深山はほっと肩の力を抜いた。「そうか。ならいい」
しかし、その瞬間、ドアが勢いよく開き、若いアシスタントの高木が息を切らせて飛び込んできた。スマートフォンを握りしめ、額に汗が浮かんでいる。
「す、すみません! 外部に音声の断片が流出してます! 誰かが深山さんと綾音さんの作業風景を切り取って、深夜の番組で『ラブ感満載』って煽られてます。もう何百件もリツイートが…」
真琴が顎を強張らせる。黒川は電話に手を伸ばした。部屋の空気が急に狭くなる。綾音はカードを握りしめると、薄い違和感が胸に浮かんだ。共同痕跡視が微かに震え、暖かさが一瞬で揺らいだ。
「焦るな」綾音は自分に言い聞かせる。焦れば、焦りは共同作業を壊す。だが黒川は既に決めていた。翌朝に公式声明と写真を出す、と。

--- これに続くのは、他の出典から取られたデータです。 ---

+        float m0 = 0.f, m1 = 0.f;
+#pragma unroll
+        for (int jj = 0; jj < 4; ++jj) {
+          const int j = 4 * c + jj;
+          const int col = 8 * j + 2 * quad;
+          const float2 wv = *reinterpret_cast<const float2*>(ic + col);
+          float w00 = wv.x, w01 = wv.y, w10 = wv.x, w11 = wv.y;
+          if constexpr (kFilt) {
+            const ulonglong2 tt = *reinterpret_cast<const ulonglong2*>(tg + col);
+            w00 = filter_pass(tt.x, f0) ? w00 : qnan;
+            w01 = filter_pass(tt.y, f0) ? w01 : qnan;
+            w10 = filter_pass(tt.x, f1) ? w10 : qnan;
+            w11 = filter_pass(tt.y, f1) ? w11 : qnan;
+          }
+          if constexpr ((kEpi & 1) == kEpiSub) {
+            acc[4 * j + 0] -= w00;
+            acc[4 * j + 1] -= w01;
+            acc[4 * j + 2] -= w10;
+            acc[4 * j + 3] -= w11;
+          } else {
+            acc[4 * j + 0] *= w00;
+            acc[4 * j + 1] *= w01;
+            acc[4 * j + 2] *= w10;
+            acc[4 * j + 3] *= w11;
+          }
+          const float a0 = max_nn(acc[4 * j + 0], acc[4 * j + 1]), a1 = max_nn(acc[4 * j + 2], acc[4 * j + 3]);
+          m0 = jj == 0 ? a0 : max_nn(m0, a0);
+          m1 = jj == 0 ? a1 : max_nn(m1, a1);
+        }
+        m0 = max_nn(m0, __shfl_xor_sync(0xffffffffu, m0, 1));
+        m1 = max_nn(m1, __shfl_xor_sync(0xffffffffu, m1, 1));
+        m0 = max_nn(m0, __shfl_xor_sync(0xffffffffu, m0, 2));
+        m1 = max_nn(m1, __shfl_xor_sync(0xffffffffu, m1, 2));
+        if (m0 > thr0)
+          hot |= 1u << c;
+        else
+          rej0 = max_nn(rej0, m0);
+        if (m1 > thr1)
+          hot |= 1u << (8 + c);
+        else
+          rej1 = max_nn(rej1, m1);
+      }
+      if (quad == 0) {
+        rej_s[fr] = rej0;
+        rej_s[fr + 8] = rej1;
+        hot_s[fr] = hot & 0xffu;
+        hot_s[fr + 8] = hot >> 8;
+      }
+      auto put = [&]() {
+#pragma unroll
+        for (int h = 0; h < 2; ++h) {
+          const unsigned bits = (hot >> (8 * h)) & 0xffu;
+          const unsigned low = bits & (0u - bits);
+          float* dst = slot + (fr + 8 * h) * kSlotLd + 2 * quad;
+#pragma unroll
+          for (int c = 0; c < kBlockN / kChunk; ++c) {
+            if (low == (1u << c)) {
+#pragma unroll
+              for (int jj = 0; jj < 4; ++jj) {
+                const int j = 4 * c + jj;
+                *reinterpret_cast<float2*>(dst + 8 * jj) = make_float2(acc[4 * j + 2 * h], acc[4 * j + 2 * h + 1]);
+              }
+            }
+          }
+        }
+      };
+      put();
+      bool more = named_bar_any(named_bar, 128, hot != 0u);
+      unsigned own_hot = 0u;
+      if (epi) {
+        L.drop = max_nn(L.drop, rej_s[wt]);
+        own_hot = hot_s[wt];
+      }
+      int rounds = 0;
+      while (more) {
+        ++rounds;
+        if (own_hot != 0u) {
+          float v[kChunk];
+          const float4* s4 = reinterpret_cast<const float4*>(slot + wt * kSlotLd);
+#pragma unroll
+          for (int i = 0; i < kChunk / 4; ++i) {
+            const float4 x = s4[i];
+            v[4 * i + 0] = x.x;
+            v[4 * i + 1] = x.y;
+            v[4 * i + 2] = x.z;
+            v[4 * i + 3] = x.w;
+          }
+          slow += chunk_process<kKL>(L, v, t * kBlockN + (__ffs(own_hot) - 1) * kChunk) ? 1 : 0;
+          own_hot &= own_hot - 1u;
+        }
+        const unsigned b0 = hot & 0xffu, b1 = hot & 0xff00u;
+        hot &= ~((b0 & (0u - b0)) | (b1 & (0u - b1)));
         named_bar_sync(named_bar, 128);
-#pragma unroll
-        for (int j = 0; j < 16; ++j) {
-          const int r = 16 * (wt >> 5) + ((wt & 31) >> 2);
-          const int col = 8 * j + 2 * (wt & 3);
-          *reinterpret_cast<float2*>(stg + r * kStagingLd + col) = make_float2(acc[4 * j + 0], acc[4 * j + 1]);
-          *reinterpret_cast<float2*>(stg + (r + 8) * kStagingLd + col) = make_float2(acc[4 * j + 2], acc[4 * j + 3]);
-        }
-        named_bar_sync(named_bar, 128);
-        long long c2 = 0;
-        if constexpr (kProf) c2 = clock64();
-        if constexpr (kFilt) {
-          if (epi && h == 0) {
-            cp_async_wait_all();
-            __syncwarp();
-          }
-        }
-        if constexpr (kFilt) {
-          const unsigned long long* tg =
-              reinterpret_cast<const unsigned long long*>(smem_gen + (tag_base - smem_base)) + ew * kBlockN;
-          if (epi)
-            slow += epilogue_half<kKL, kMode, kEpi>(L, stg + wt * kStagingLd, ic + h * kHalfN, t * kBlockN + h * kHalfN,
-                                                    dbg_row != nullptr ? dbg_row + h * kHalfN : nullptr, tg + h * kHalfN,
-                                                    p.filters + (own_query ? query : 0));
-        } else if (epi) {
-          slow += epilogue_half<kKL, kMode, kEpi>(L, stg + wt * kStagingLd, ic + h * kHalfN, t * kBlockN + h * kHalfN,
-                                                  dbg_row != nullptr ? dbg_row + h * kHalfN : nullptr);
-        }
-        if constexpr (kProf) {
-          w_stage += c2 - c1;
-          busy += clock64() - c2;
-        }
-      };
-      stage_and_score(acc0, 0);
-      stage_and_score(acc1, 1);
+        put();
+        more = named_bar_any(named_bar, 128, hot != 0u);
+      }
       if constexpr (kFilt) {
-        if (epi && ti + TL < walk_tiles) {
-          __syncwarp();
-          fetch_tags((ti + TL) * p.tile_stride);
-        }
-      }
-      if constexpr (kProf) slow_chunks += slow;
+        if (ti + TL < walk_tiles) fetch_tags((ti + TL) * p.tile_stride);
+      }
+      if constexpr (kProf) {
+        w_open += c2 - c1;
+        busy += clock64() - c2;
+        rounds_sum += rounds;
+      }
       if (epi) {
         if (L.slot != nullptr) {
           if (L.sc[kKL - 1] > L.published) {
@@ -647,10 +681,10 @@
     if constexpr (kProf) {
       if (g == 0 && signaller) {
         p.prof[blockIdx.x].mma_wait_full = w_full;
-        p.prof[blockIdx.x].mma_wait_tempty = w_stage;
+        p.prof[blockIdx.x].mma_wait_tempty = w_open;
         p.prof[blockIdx.x].epi_wait_tfull = w_mma;
         p.prof[blockIdx.x].epi_busy = busy;
-        p.prof[blockIdx.x].epi_slow_chunks = slow_chunks;
+        p.prof[blockIdx.x].epi_slow_chunks = rounds_sum;
       }
     }
   }
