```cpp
__global__ void k_hit_count(const BhipHit *__restrict__ hits, uint32_t n, const uint32_t *__restrict__ n_dev, uint32_t *__restrict__ cnt, uint32_t *__restrict__ rank) {
	if (n_dev) n = *n_dev < n ? *n_dev : n;
	for (uint32_t i = blockIdx.x * blockDim.x + threadIdx.x; i < n; i += gridDim.x * blockDim.x) rank[i] = atomicAdd(&cnt[hits[i].q], 1u);
}
__global__ void k_hit_scatter(const BhipHit *__restrict__ in, uint32_t n, const uint32_t *__restrict__ n_dev, const uint32_t *__restrict__ off, const uint32_t *__restrict__ rank,
                              BhipHit *__restrict__ out, const uint32_t *__restrict__ qmap) {
	if (n_dev) n = *n_dev < n ? *n_dev : n;
	for (uint32_t i = blockIdx.x * blockDim.x + threadIdx.x; i < n; i += gridDim.x * blockDim.x) {
		BhipHit h = in[i];
		const uint32_t dst = off[h.q] + rank[i];
		if (qmap) h.q = qmap[h.q];
		out[dst] = h;
	}
}
__global__ void k_junk_adjust_raw(BhipRawHit *__restrict__ raw, const uint32_t *__restrict__ n_raw_dev, uint32_t raw_cap, const uint8_t *__restrict__ nx) {
	uint32_t n = *n_raw_dev;
	if (n > raw_cap) n = raw_cap;
	for (uint32_t i = blockIdx.x * blockDim.x + threadIdx.x; i < n; i += gridDim.x * blockDim.x) { const uint32_t x = nx[raw[i].q]; raw[i].ed += x; raw[i].m += x; }
}
__global__ void k_junk_adjust_best(uint32_t *__restrict__ best, const uint8_t *__restrict__ nx_six, uint32_t s0, uint32_t s1) {
	for (uint32_t s = s0 + blockIdx.x * blockDim.x + threadIdx.x; s < s1; s += gridDim.x * blockDim.x)
		if (nx_six[s] && best[s] != 0xFFFFFFFFu) best[s] += nx_six[s];
// ... 152 lines not shown
	memset(&fa, 0, sizeof fa);
	if (hipFuncGetAttributes(&fa, fn) != hipSuccess) return 4;
	return bhip_resident_blocks(threads, {fa.numRegs, fa.sharedSizeBytes}, dyn_lds);
}
template <auto FN> static BhipKernelRes kernel_res() {
	static const BhipKernelRes res = [] { hipFuncAttributes fa; memset(&fa, 0, sizeof fa);
		return hipFuncGetAttributes(&fa, (const void *)FN) == hipSuccess ? BhipKernelRes{fa.numRegs, fa.sharedSizeBytes} : BhipKernelRes{0, 0}; }();
	return res;
}

static void launch_window(Handle *h, Lane *L, hipStream_t wst, int cls, int NWP, uint32_t grid_cap, const BhipWin *wins, const uint32_t *n_wins, Counters *dc) {
	const uint32_t *six = six_or_null(h);
	const uint4 *ref = ref_args(h).chunks();
	const int NWc = kClasses[cls];
	const int min_class = h->opt_no_band ? 0 : NWc >= 8 ? 3 : NWc >= 6 ? 2 : NWc >= 4 ? 1 : 0;
	for_each_int(BwList{}, [&](auto bw) {
		constexpr int BW = decltype(bw)::value;
		if (min_class < BW - 1) return;
		uint32_t per_cu = blocks_per_cu((const void *)k_myers_window_band<BW>, 64u, 0);
		if (h->opt_band_blocks > 0) per_cu = (uint32_t)h->opt_band_blocks;
		const uint32_t grid = (uint32_t)h->n_cu * per_cu * (uint32_t)h->opt_oversub;
		hipLaunchKernelGGL(k_myers_window_band<BW>, dim3(grid), dim3(64), 0, wst, wins, n_wins, (uint32_t)L->win_cap, NWP, NWc, L->peq.as<uint32_t>(), six,
			ref, L->raw.as<BhipRawHit>(), &dc->n_raw, (uint32_t)L->raw_cap, h->best.as<uint32_t>(), &dc->wcol_sum, dc->win_class_seen);
	});
	dispatch_int(NwList{}, NWc, [&](auto nw) {
		constexpr int N = decltype(nw)::value;
		const uint32_t thr = N <= 8 ? 64u : 256u;
		const uint32_t grid = std::min<uint32_t>(grid_cap * (256u / thr), (uint32_t)h->n_cu * blocks_per_cu((const void *)k_myers_window<N>, thr, 0));
		hipLaunchKernelGGL(k_myers_window<N>, dim3(grid), dim3(thr), 0, wst, wins, n_wins, (uint32_t)L->win_cap, NWP, min_class, L->peq.as<uint32_t>(), six,
			ref, L->raw.as<BhipRawHit>(), &dc->n_raw, (uint32_t)L->raw_cap, h->best.as<uint32_t>(), &dc->wcol_sum, dc->win_class_seen);
	});
}


static int upload_queries(Handle *h, const uint8_t *q_codes, const uint64_t *q_off, const uint16_t *q_emac,
                          const uint32_t *q_six, const uint8_t *q_rc, uint32_t n_q) {
	const uint64_t nb = q_off[n_q];
	int rc;
	h->cur->st_has_junk = false;
	h->cur->st_maxlen = 0; h->cur->st_maxE = 0;
	for (uint32_t i = 0; i < n_q; ++i) {
		h->cur->st_maxlen = std::max<uint32_t>(h->cur->st_maxlen, (uint32_t)(q_off[i + 1] - q_off[i]));
		h->cur->st_maxE = std::max<uint32_t>(h->cur->st_maxE, q_emac[i]);
	}
	if ((rc = h->cur->qcodes.reserve(nb + 16))) return rc;
// ... 622 lines not shown
	for (uint32_t l = 0; l < b.nl; ++l) {
		Lane *L = h->lanes[l];
		const bool cq_min_only = !b.all_hits && h->opt_pf_cw == 2 && L->pf_algo_used == 3;
		if (L->n_entries && L->pf_algo == 0 && !cq_min_only && L->hc.ent_read > 100000 && (double)L->hc.surv_sum > (b.all_hits ? 0.20 : 0.50) * (double)L->hc.ent_read) L->pf_algo = 1;
	}
}
static void print_chain_counters(const Handle *h, const BatchCall &b) {
	for (uint32_t l = 0; l < b.nl; ++l) {
		const Lane *L = h->lanes[l];
		if (!L->n_entries) continue;
		fprintf(stderr, "[bhip] lane %u: %llu list records, %llu survived the counting filter, next prefilter algorithm %d\n", l, (unsigned long long)L->hc.ent_read, (unsigned long long)L->hc.surv_sum, L->pf_algo);
		for (int cls = 0; cls < kNumClasses; ++cls) if (L->npf[cls] + L->nex[cls])
			fprintf(stderr, "[bhip] lane %u class NW=%d: prefiltered %u exhaustive %u maxE %u maxwords %u | tasks %u + deferred %u (kept %u) clump pairs %u windows %u + %u | fallback queries(last class) %u raw %u\n",
				l, kClasses[cls], L->npf[cls], L->nex[cls], L->maxE[cls], L->maxwords[cls], L->hc.n_tasks_cls[cls], L->hc.n_tasks2_cls[cls], L->hc.n_tasks2k_cls[cls], L->hc.n_cand_cls[cls], L->hc.n_wins_cls[cls], L->hc.n_wins2_cls[cls], L->hc.n_fb, L->hc.n_raw);
		if (L->hc.n_fb) fprintf(stderr, "[bhip] lane %u: %u queries overflowed the first prefilter pass, %u the second (dense fallback)\n", l, L->hc.n_fb, L->hc.n_fb2);
		const uint32_t *rs = L->hc.n_rs;
		fprintf(stderr, "[bhip] lane %u: re-scorer bands 4:%u 6:%u 8:%u 12:%u 16:%u 24:%u 32:%u 40:%u 48:%u lds:%u scratch:%u\n",
			l, rs[0], rs[1], rs[2], rs[3], rs[4], rs[5], rs[6], rs[7], rs[8], rs[9], L->hc.n_wide);
		if (h->opt_rescore_reg) {
			static const char *const qf_name[BHIP_QF_COUNT] = {"dword", "lds", "chunk"};
			const BhipQueryFetch *f = L->qfetch;
			fprintf(stderr, "[bhip] lane %u: re-scorer query fetch 4-8:%s/%u 12:%s/%u 16-24:%s/%u 32-48:%s/%u\n", l, qf_name[f[0].form], f[0].lds_bytes,
				qf_name[f[3].form], f[3].lds_bytes, qf_name[f[1].form], f[1].lds_bytes, qf_name[f[2].form], f[2].lds_bytes);
		}
	}
}
static int grow_lane_capacities(Handle *h, const BatchCall &b) {
	bool redo = false;
	for (uint32_t l = 0; l < b.nl; ++l) {
		Lane *L = h->lanes[l];
// ... 337 lines not shown
```

burst_amd/csrc/bhip_handle.h:

```cpp
#ifndef BHIP_HANDLE_H
#define BHIP_HANDLE_H
#include <hip/hip_runtime.h>
#include <hipcub/hipcub.hpp>
#include <string>
#include <stdint.h>
#include <stdio.h>
#include <stdarg.h>
#include <stdlib.h>
#include <string.h>
#include <algorithm>
#include <vector>
#include <mutex>
#include <atomic>
#include <chrono>
#include <thread>
#include "burst_hip.h"
#include "bhip_internal.h"
#include "bhip_fetch_plan.h"

__global__ void k_acx_offsets(const uint32_t *, uint64_t, int, uint32_t *, unsigned long long *);
__global__ void k_acx_lines(const uint32_t *, uint64_t, int, unsigned long long *, uint4 *);
__global__ void k_acx_decode(const uint8_t *, const unsigned long long *, const uint32_t *, BhipAcxView, uint64_t, int, uint32_t, uint32_t *, uint32_t *);
__global__ void k_transpose_refs(const uint8_t *, const uint64_t *, const uint32_t *, const uint64_t *, uint32_t, uint4 *);
__global__ void k_build_peq(const uint8_t *, const uint64_t *, const uint32_t *, uint32_t, int, int, BhipMatchMask, uint32_t *, const uint32_t *, uint32_t, uint32_t);
// ... 3 lines not shown
__global__ void k_prefilter_hash(const uint8_t *, const uint64_t *, const uint16_t *, const uint32_t *, uint32_t, BhipAcxView, int,
	const uint32_t *, uint32_t, uint2 *, uint32_t *, uint32_t *, uint32_t, unsigned long long *, const uint32_t *, uint32_t *, uint32_t *);
template <typename CNT> __global__ void k_prefilter_wave(const uint8_t *, const uint64_t *, const uint16_t *, const uint32_t *, uint32_t,
	BhipAcxView, int, uint32_t, const uint32_t *, uint32_t, uint2 *, uint32_t *, uint32_t *, uint32_t, unsigned long long *, const uint32_t *,
	const uint32_t *, const uint32_t *);
template <int NW> __global__ void k_myers(const uint2 *, const uint32_t *, uint64_t, uint32_t, uint32_t, const uint32_t *, const uint32_t *,
	const uint64_t *, const uint16_t *, const uint32_t *, const uint4 *, const uint64_t *, const uint32_t *, uint32_t,
	BhipRawHit *, uint32_t *, uint32_t, uint32_t *, uint8_t *, unsigned long long *, unsigned long long *);
__global__ void k_myers_long(const uint2 *, const uint32_t *, uint64_t, uint32_t, uint32_t, const uint32_t *, const uint32_t *,
	const uint64_t *, const uint16_t *, const uint32_t *, const uint4 *, const uint64_t *, const uint32_t *, uint32_t,
	BhipRawHit *, uint32_t *, uint32_t, uint32_t *, uint8_t *, unsigned long long *, unsigned long long *, uint32_t);
template <int NWP> __global__ void k_myers_prefix(const uint2 *, const uint32_t *, uint64_t, uint32_t, uint32_t, const uint32_t *, const uint32_t *,
	const uint64_t *, const uint16_t *, const uint4 *, const uint64_t *, const uint32_t *, uint32_t, BhipWin *, uint32_t *, uint32_t,
	unsigned long long *, unsigned long long *, uint32_t *, const uint32_t *);
template <int NW> __global__ void k_myers_window(const BhipWin *, const uint32_t *, uint32_t, int, int, const uint32_t *, const uint32_t *,
	const uint4 *, BhipRawHit *, uint32_t *, uint32_t, uint32_t *, unsigned long long *, const uint32_t *);
template <int BW> __global__ void k_myers_window_band(const BhipWin *, const uint32_t *, uint32_t, int, int, const uint32_t *, const uint32_t *,
	const uint4 *, BhipRawHit *, uint32_t *, uint32_t, uint32_t *, unsigned long long *, const uint32_t *);
__global__ void k_extract_kmers(const uint4 *, const uint64_t *, const uint32_t *, const uint64_t *, uint32_t, uint32_t, int, unsigned long long *, uint16_t *, uint32_t *);
__global__ void k_attach_masks(BhipAcxView, uint64_t, const unsigned long long *, const uint16_t *, uint32_t, const uint32_t *, uint32_t *, uint32_t, uint32_t);
template <int HTB> __global__ void k_prefilter_mask(const uint2 *, const uint2 *, uint32_t, uint32_t, const uint32_t *, const uint32_t *, uint32_t, const uint32_t *, uint32_t,
	uint2 *, uint32_t *, uint32_t, unsigned long long *, uint32_t *, uint32_t *, unsigned long long *, unsigned long long *, unsigned long long *,
	uint2 *, uint32_t *, uint32_t);
template <int MODE, int BIG> __global__ void k_prefilter_cq(const uint2 *, const uint2 *, uint32_t, uint32_t, const uint32_t *, const uint32_t *, uint32_t, const uint32_t *, uint32_t,
	uint2 *, uint32_t *, uint32_t, unsigned long long *, uint32_t *, uint32_t *, unsigned long long *, unsigned long long *, unsigned long long *, unsigned long long *,
	uint2 *, uint32_t *, int, const uint32_t *, const uint32_t *, int);
template <int MODE, int BIG> __global__ void k_prefilter_cw(const uint2 *, const uint2 *, uint32_t, uint32_t, const uint32_t *, const uint32_t *, uint32_t, const uint32_t *, uint32_t,
	uint2 *, uint32_t *, uint32_t, unsigned long long *, uint32_t *, uint32_t *, unsigned long long *, unsigned long long *, unsigned long long *, unsigned long long *,
	uint2 *, uint32_t *, int, const uint32_t *, const uint32_t *, int);
__global__ void k_task_filter(const uint2 *, const uint32_t *, uint32_t, const uint32_t *, const uint32_t *, const uint32_t *, uint2 *, uint32_t *);
__global__ void k_seed_ranges(const uint8_t *, const uint64_t *, const uint32_t *, uint32_t, BhipAcxView, int, const uint32_t *, uint32_t, uint2 *, uint2 *, const uint32_t *, uint32_t, const uint16_t *, uint4 *, const uint32_t *, uint32_t, uint32_t, BhipAlt);
template <int NWP> __global__ void k_myers_prefix_task(const uint2 *, const uint32_t *, uint32_t, const uint32_t *, const uint32_t *, const uint64_t *,
	const uint16_t *, const uint4 *, const uint64_t *, const uint32_t *, BhipWin *, uint32_t *, uint32_t, unsigned long long *, uint32_t *, const uint4 *, const uint32_t *);
// ... 151 lines not shown
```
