void dn_run(Sess& s, View base, const float* x, const float* m, float* out) {
  Ctx& c = s.c;
  const st2_engine& e = s.e;
  const PDenoiser& d = e.dn;
  const st2_model_config& cfg = e.cfg;
  const int B = s.B, N = s.N, Fz = d.features, C = cfg.dn_channels;
  const int mid = cfg.dn_heads * cfg.dn_head_features;
  const int64_t mark = c.a.off;
  View b0 = base.rows(0, C);
  RUN(c, g_be.broadcast_cols(x, C, b0.p, b0.bs, b0.cs, B, C, N, c.stream));
  View X = dn_alloc(s, Fz);
  RUN(c, g_be.add_chanvec(base.p, base.bs, base.cs, m, Fz, X.p, X.bs, X.cs, B, Fz, N, c.stream));
  const int nblk = (int)d.blocks.size();
  for (int i = 0; i < nblk; ++i) {
    const PBlock& b = d.blocks[(size_t)i];
    float* st = c.a.f32((int64_t)B * N * 2);
    RUN(c, g_be.colnorm_stats(X.p, X.bs, X.cs, B, Fz, N, 1e-5f, st, c.stream));
    View qkv = dn_alloc(s, 3 * mid);
    ConvOpt o1, o2;
    o1.pro = o2.pro = ST2_PRO_COLNORM;
    o1.stats = o2.stats = st;
    if (cfg.multispeaker) {
      const int64_t J = (int64_t)nblk * 4 * Fz;
      const float* a = s.ada + (int64_t)4 * Fz * i;
      o1.gamma = a;          o1.beta = a + Fz;     o1.gb_bs = J; o1.gamma_plus_one = 1;
      o2.gamma = a + 2 * Fz; o2.beta = a + 3 * Fz; o2.gb_bs = J; o2.gamma_plus_one = 1;
    } else {
      o1.gamma = e.F(b.n_w);  o1.beta = e.F(b.n_b);
      o2.gamma = e.F(b.nc_w); o2.beta = e.F(b.nc_b);
    }
    const bool seg = cfg.multispeaker && s.merged && B > 1 && (int64_t)B * N >= XS_MIN_L && Fz > FUSED_K3_MAX_C;
    if (seg) o1.gb_seg = o2.gb_seg = N;
    const bool per_utt = cfg.multispeaker && !seg;
    View Xv = per_utt ? X : dn_cv(s, X), qv = per_utt ? qkv : dn_cv(s, qkv);
    conv(c, e, Xv, b.q, qv.rows(0, mid), o1);
    conv(c, e, Xv, b.kv, qv.rows(mid, 3 * mid), o2);
    View att = dn_alloc(s, mid);
    View q = qkv.rows(0, mid), k = qkv.rows(mid, 2 * mid), v = qkv.rows(2 * mid, 3 * mid);
    RUN(c, g_be.attention_keylen(q.p, k.p, v.p, q.bs, q.cs, att.p, att.bs, att.cs, B, cfg.dn_heads, cfg.dn_head_features,
                                 N, (float)pow((double)cfg.dn_head_features, -0.5), s.key_len, c.stream));
    View X1 = dn_alloc(s, Fz), hmid = dn_alloc(s, b.f1_out), X2 = dn_alloc(s, Fz);
    ConvOpt oo;
    oo.bias = e.F(b.o_b); oo.res = dn_cv(s, X);
    conv(c, e, dn_cv(s, att), b.o, dn_cv(s, X1), oo);
    ConvOpt of1;
    of1.bias = e.F(b.f1_b); of1.act = ST2_ACT_GELU;
    conv(c, e, dn_cv(s, X1), b.f1, dn_cv(s, hmid), of1);
    ConvOpt of2;
    of2.bias = e.F(b.f2_b); of2.res = dn_cv(s, X1);
    conv(c, e, dn_cv(s, hmid), b.f2, dn_cv(s, X2), of2);
    if (i + 1 < nblk) {
      View Xn = dn_alloc(s, Fz);
      RUN(c, g_be.add_chanvec(X2.p, X2.bs, X2.cs, m, Fz, Xn.p, Xn.bs, Xn.cs, B, Fz, N, c.stream));
      X = Xn;
    } else {
      X = X2;
    }
  }
  float* mean = c.a.f32((int64_t)B * Fz);
  RUN(c, g_be.mean_tokens_len(X.p, X.bs, X.cs, mean, Fz, B, Fz, N, s.key_len, c.stream));
  RUN(c, g_be.style_fc(mean, B, Fz, e.F(d.out_t), e.F(d.out_b), C, ST2_ACT_NONE, out, c.stream));
  c.a.off = mark;
}

void dn_denoise(Sess& s, const float* x, const double* w4, float* out) {
  Ctx& c = s.c;
  const int C = s.e.cfg.dn_channels;
  const int64_t n = (int64_t)s.B * C;
  const int64_t mark = c.a.off;
  const float c_skip = (float)w4[0], c_out = (float)w4[1], c_in = (float)w4[2], c_noise = (float)w4[3];
  float* x_in = c.a.f32(n);
  RUN(c, g_be.axpbypcz(x, c_in, nullptr, 0.f, nullptr, 0.f, x_in, n, c.stream));
  const float* m = dn_mapping(s, c_noise);
  float* pred = c.a.f32(n);
  dn_run(s, s.bases[0], x_in, m, pred);
  if (s.nbases > 1) {
    float* pm = c.a.f32(n);
    dn_run(s, s.bases[1], x_in, m, pm);
    float* mix = c.a.f32(n);
    RUN(c, g_be.axpbypcz(pm, (float)(1.0 - s.scale), pred, (float)s.scale, nullptr, 0.f, mix, n, c.stream));
    pred = mix;
  }
  RUN(c, g_be.axpbypcz(x, c_skip, pred, c_out, nullptr, 0.f, out, n, c.stream));
  c.a.off = mark;
}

「写真は?」深山が問い返す。彼はポケットから小さな缶を取り出し、無造作に机に置く。中身は古いテープレコーダーのカセットで、綾音は見覚えがあった。深山が十年前に使っていたものだ。彼はカセットのラベルに何も書かず、指で縁を撫でる。
「写真を出すのは俺のポジションじゃない」深山は静かに言う。「だが、写真は関係をラベル化する。写真を出したら、そのイメージが君を縛る。俺はそれを望まない」
「じゃあどうするんだ?」佐和子が厳しく言う。「火消しの手段は限られている。外部は視覚に弱い。写真がないと噂は増幅する」
綾音は考えた。彼女の能力は視覚や言葉に取り込まれた瞬間に力を失う。共同で作られた物にだけ痕跡は残るという事実は、逆に言えば「見せる」ことで失うことを意味する。写真や声明は波形を晒し、名付ければ暖かさは冷たくなってしまうかもしれない。
「何か別の方法を」綾音は言ってみるが、自分でもそれが曖昧だと分かっている。曖昧さは仲の良さを守る盾であり、同時に社会にとっては不快な穴だ。制度はその穴を埋めようとする。埋められることに、人は安心する。